# Jacks log



## JackAsserson (Sep 22, 2022)

Currently sitting at 180, 5’10
150mg test cyp/week cruise 
Goal right now is just to hold weight / strength. I’m still progressing in terms of strength, but recovery has dramatically decreased. Sore as a bitch. 
Current diet: 
Diet: - training days 
Meal 1: 50g Whey, *1 bagel,* 1 apple or banana, 30g peanut butter, *remove jam* 
Meal 2: 6oz Lean Beef, 150g Rice, 100g avocado, 1c greens 
Meal 3: 6oz Chicken, 8oz Potato, *1/2 bagel* 
Meal 4: 50g whey, *50g liquid carbs*, plus 45g peanut butter 
Meal 5: 8oz egg whites, 3 eggs, 60g cream of rice/wheat
Post workout: 50g Whey, *75g liquid carbs*
Remains the same on rest days, just remove post workout.
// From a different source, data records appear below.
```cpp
template <int S, int T, bool H2 = false, bool PERLANE = false, bool PH = false>
__device__ __forceinline__ double d3_search(const FastTab<S> *Tb, const RState<S> &c, int dice, int sub, int depth, int &bflag, int &bdir,
                                            int slotL = 0, double best_in = 0.0, bool *have_second = nullptr, u32 *bmove = nullptr,
                                            [[maybe_unused]] const SlotTabs<S, PH> *D = nullptr)
{
    static_assert(T == 1 || T == 2, "the six replier cubes and dice values are split over one or two lanes");
    static_assert(!PH || (PERLANE && !H2 && slot_phantom<S>), "phantom cells: the slot-task form on 5x5 and 6x6, (level, count) images");
    typedef typename MaskOf<S>::type M;
    constexpr int KPT = 6 / T;
    const M one = 1;
    constexpr bool PAIR = PERLANE && T == 2;

    const u32 rsel_all = pk_sel<S>(Tb, c.posP, dice), rpp_all = pk_pair(c.posP, rsel_all);
    const u32 rsel = PERLANE ? rsel_all >> (8 * slotL) : rsel_all, rpp = PERLANE ? rpp_all >> (8 * slotL) : rpp_all;
    const int rb0 = (int)(rpp & 0xFFu), rb1 = (int)(rpp >> 8);
    const bool have0 = !(rb0 & PK_OFF), have1 = !(rb1 & PK_OFF);
    const int flag0 = (int)(rsel >> 15);
    const int rp0 = rb0 & 63, rp1 = rb1 & 63;
    [[maybe_unused]] const u32 rc0 = rsel & 7u, rc1 = (rsel >> 8) & 7u;
    u32 bm = 0;
    [[maybe_unused]] MoveEnt me0 = {};
    [[maybe_unused]] u32 rm0 = 0;
    if constexpr (PERLANE) {
        me0 = me_read(D->mvp, rb0);
        rm0 = (me0.mv & 0xFFFFFF00u) | rc0;
    }
    #define D3_BM_SEL(d) (0x05040100u + (u32)(d) * 0x01000100u)

    double best = -__builtin_inf();
    if constexpr (PERLANE) {
        *have_second = !(rpp_all & ((u32)PK_OFF << 8));
        if (slotL == 0) { bflag = 0; bdir = 0; } else best = best_in;
        if (bmove && slotL != 0) bm = *bmove;
    } else { bflag = 0; bdir = 0; }

    if (depth < 3) {
        [[maybe_unused]] MoveEnt me1 = {};
        if constexpr (PERLANE) { me1 = me_read(D->mvp, rb1); me1.mv = (me1.mv & 0xFFFFFF00u) | rc1; }
        #pragma unroll 1
        for (int r = 0; r < 6; r++) {
            const int slot = r >= 3 ? 1 : 0, dir = r - 3 * slot;
            const int rp = slot == 0 ? rp0 : rp1;
            int dest;
            [[maybe_unused]] const u32 rcw = slot == 0 ? me0.rc : me1.rc, mvw = slot == 0 ? rm0 : me1.mv;
            if constexpr (PERLANE) dest = (int)((mvw >> (8 + 8 * dir)) & 0xFFu); else dest = Tb->nbp[dir][rp];
            const bool valid = (slot == 0 ? have0 : have1) && dest != 255;
            const M bd = valid ? (one << dest) : (M)0;
            const M P1 = (c.P & ~(one << rp)) | bd;
            const M N1 = c.N & ~bd;
            const bool term = dest == FastTab<S>::CELLS - 1 || N1 == 0;
            const u32 rk = ft_rank8<S>(Tb, ft_addr(ft_side_h<S, H2>(Tb, P1), ft_side_h<S, H2>(Tb, N1)));
            const double e1 = ft_val<S>(Tb, rk), e6 = ft_val6<S>(Tb, rk);
            double v = 0.0;
            #pragma unroll
            for (int d = 0; d < 6; d++) v = v + e6;
            v = term ? 10.0 : (depth == 1 ? e1 : v);
            if (valid && v > best) {
                best = v; bflag = slot == 0 ? flag0 : 0; bdir = dir;
                if constexpr (PERLANE) bm = __builtin_amdgcn_perm(rcw, mvw, D3_BM_SEL(dir));
            }
        }
        if constexpr (PERLANE) { *have_second = false; if (bmove) *bmove = bm; }
        return best;
    }

    M rset[KPT][3], rclr[KPT];
    int rnk[KPT];
    [[maybe_unused]] u32 keep[KPT][3], fixed[KPT][3];
    #pragma unroll
    for (int i = 0; i < KPT; i++) {
        const int k = sub + T * i;
        const int rb = pk_get(c.posN, k);
        rnk[i] = rb & 63;
        rclr[i] = ~(one << rnk[i]);
        if constexpr (PH) {
            typedef u32 u32x4 __attribute__((ext_vector_type(4)));
            typedef __attribute__((address_space(3))) const volatile u32x4 lds_u4;
            lds_u4 *re = (lds_u4 *)(D->rep + rb);
            if constexpr (sizeof(M) == 4) {
                const u32x4 a = re[0];
                rset[i][0] = a.x; rset[i][1] = a.y; rset[i][2] = a.z;
            } else {
                const u32x4 a = re[0], b = re[1];
                rset[i][0] = ((u64)a.y << 32) | a.x; rset[i][1] = ((u64)a.w << 32) | a.z; rset[i][2] = ((u64)b.y << 32) | b.x;
            }
        } else if constexpr (PERLANE) {
            const ReplyEnt<S> *re = D->rep + rb;
            u32 kf[3];
            if constexpr (sizeof(M) == 4) {
                const uint4 a = *(const uint4 *)re; const uint2 b = *((const uint2 *)re + 2);
                rset[i][0] = a.x; rset[i][1] = a.y; rset[i][2] = a.z; kf[0] = a.w; kf[1] = b.x; kf[2] = b.y;
            } else {
                const uint4 a = *(const uint4 *)re, b = *((const uint4 *)re + 1); const u32 t = *((const u32 *)re + 8);
                rset[i][0] = ((u64)a.y << 32) | a.x; rset[i][1] = ((u64)a.w << 32) | a.z; rset[i][2] = ((u64)b.y << 32) | b.x;
                kf[0] = b.z; kf[1] = b.w; kf[2] = t;
            }
            #pragma unroll
            for (int d = 0; d < 3; d++) { keep[i][d] = kf[d]; fixed[i][d] = kf[d] >> 16; }
        } else {
        #pragma unroll
        for (int d = 0; d < 3; d++) {
            const u32 kf = Tb->rkf[d][rb];
            rset[i][d] = Tb->rsetT[d][rb];
            keep[i][d] = kf;
            fixed[i][d] = kf >> 16;
        }
        }
    }

    u32 dq0;
    if constexpr (PERLANE) dq0 = me0.mv >> 8;
    else dq0 = (u32)Tb->nbp[0][rp0] | ((u32)Tb->nbp[1][rp0] << 8) | ((u32)Tb->nbp[2][rp0] << 16);
    [[maybe_unused]] u32 dq1 = 0;
    if constexpr (!PERLANE) dq1 = (u32)Tb->nbp[0][rp1] | ((u32)Tb->nbp[1][rp1] << 8) | ((u32)Tb->nbp[2][rp1] << 16);

    constexpr int ROOT_UNROLL = PERLANE ? 3 : 1;
    D3_PRIO_HI();
    #pragma unroll ROOT_UNROLL
    for (int r = 0; r < (PERLANE ? 3 : 6); r++) {
        const int slot = PERLANE ? 0 : (r >= 3 ? 1 : 0), dir = PERLANE ? r : r - 3 * slot;
        const int rp = slot == 0 ? rp0 : rp1;
        const int dest = (int)(((slot == 0 ? dq0 : dq1) >> (8 * dir)) & 0xFFu);
        const bool valid = PERLANE ? dest != 255 : ((slot == 0 ? have0 : have1) && dest != 255);
        const M bd = valid ? (one << dest) : (M)0;
        const M P1 = (c.P & ~(one << rp)) | bd;
        const M N1 = c.N & ~bd;
        const bool term = dest == FastTab<S>::CELLS - 1 || N1 == 0;

        [[maybe_unused]] u32 tr[6];
        [[maybe_unused]] u32 km[KPT];
        constexpr int CH = 3;
        #pragma unroll
        for (int i0 = 0; i0 < KPT; i0 += CH) {
            M P2[CH][3], N2[CH][3];
            u32 lp[CH][3], ln[CH][3], a[CH][3];
            #pragma unroll
            for (int ii = 0; ii < CH; ii++) {
                const M Nk = N1 & rclr[i0 + ii];
                #pragma unroll
                for (int d = 0; d < 3; d++) {
                    N2[ii][d] = Nk | rset[i0 + ii][d];
                    P2[ii][d] = P1 & ~rset[i0 + ii][d];
                    lp[ii][d] = Tb->lvl[lvl_index(P2[ii][d])];
                    ln[ii][d] = Tb->lvl[lvl_index(N2[ii][d])];
                    if constexpr (H2) {
                        lp[ii][d] += Tb->lvl[lvl_index(drop_top(P2[ii][d]))];
                        ln[ii][d] += Tb->lvl[lvl_index(drop_top(N2[ii][d]))];
                    }
                }
            }
            D3_SEARCH_FENCE();
            #pragma unroll
            for (int ii = 0; ii < CH; ii++) {
                #pragma unroll
                for (int d = 0; d < 3; d++) {
                    const u32 ix = H2 ? lp[ii][d] : lp[ii][d] + (u32)popc_m(P2[ii][d]), iy = H2 ? ln[ii][d] : ln[ii][d] + (u32)popc_m(N2[ii][d]);
                    if constexpr (PH) a[ii][d] = rank_u32(ft_rank8<S>(Tb, ft_addr(ix, iy)));
                    else a[ii][d] = rank_u32(ft_rank8<S>(Tb, (ft_addr(ix, iy) & keep[i0 + ii][d]) | fixed[i0 + ii][d]));
                }
            }
            D3_SEARCH_FENCE();
            u32 p1[CH], p2[CH];
            double va[CH], v1[CH], v2[CH];
            #pragma unroll
            for (int ii = 0; ii < CH; ii++) {
                p1[ii] = min(a[ii][0], a[ii][1]); p2[ii] = min(p1[ii], a[ii][2]);
// ... 446 lines not shown
```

Goal here is to maintain weight on less calories to increase insulin sensitivity.


----------



## JackAsserson (Sep 22, 2022)

Hack Squats – 4 sets 6-8 reps feet normal position but only coming 75% to the way at 
the top then back down keep the motion moving
Leg Press – 4 sets – same set up as hack squats, stop about 75% the of the contraction and bring the sled back down
Leg Extensions supersetted with bodyweight lunges – 3 sets(15+ on the extensions, lunge to failure, long strides)
Rope Pullthrus supersetted with lying leg curls – 3 sets 15 reps(60 seconds rest between sets)
Smith Machine Stiff Legs –  3 sets 8-12
Seated Leg Curl – 2 rest pause style sets –8-10 reps, then breathe for 10-15 seconds and push again for another 4-5 till failure then breathe once more for 8-10 reps, then go to failure a third time = 1 set


----------



## JackAsserson (Sep 24, 2022)

Shoulders/chest 

Behind the Back Cable Side Laterals – 5 sets 15-20 reps

Seated Dumbbell Presses – 4 sets 15-20

Incline Rear Delt Raise– 3 sets 20-25 reps

Hammer Strength Incline Press – 3 sets 15-20 reps

Cable Crossovers – 3 sets 10-12 reps

Close Grip Smith Machine Press– 3 sets 12-15 reps


----------



## BigBaldBeardGuy (Sep 24, 2022)

JackAsserson said:


> Shoulders/chest
> 
> Behind the Back Cable Side Laterals – 5 sets 15-20 reps
> 
> ...


I gotta ask. 

Why soooooo many reps?

Fluffy. Useless volume. There’s much more efficient ways of training. ANY rep range results in hypertrophy if done to failure. If not done to failure then it’s not enough stimulus. Of the sets done to failure only the last 5 reps really do anything for you. 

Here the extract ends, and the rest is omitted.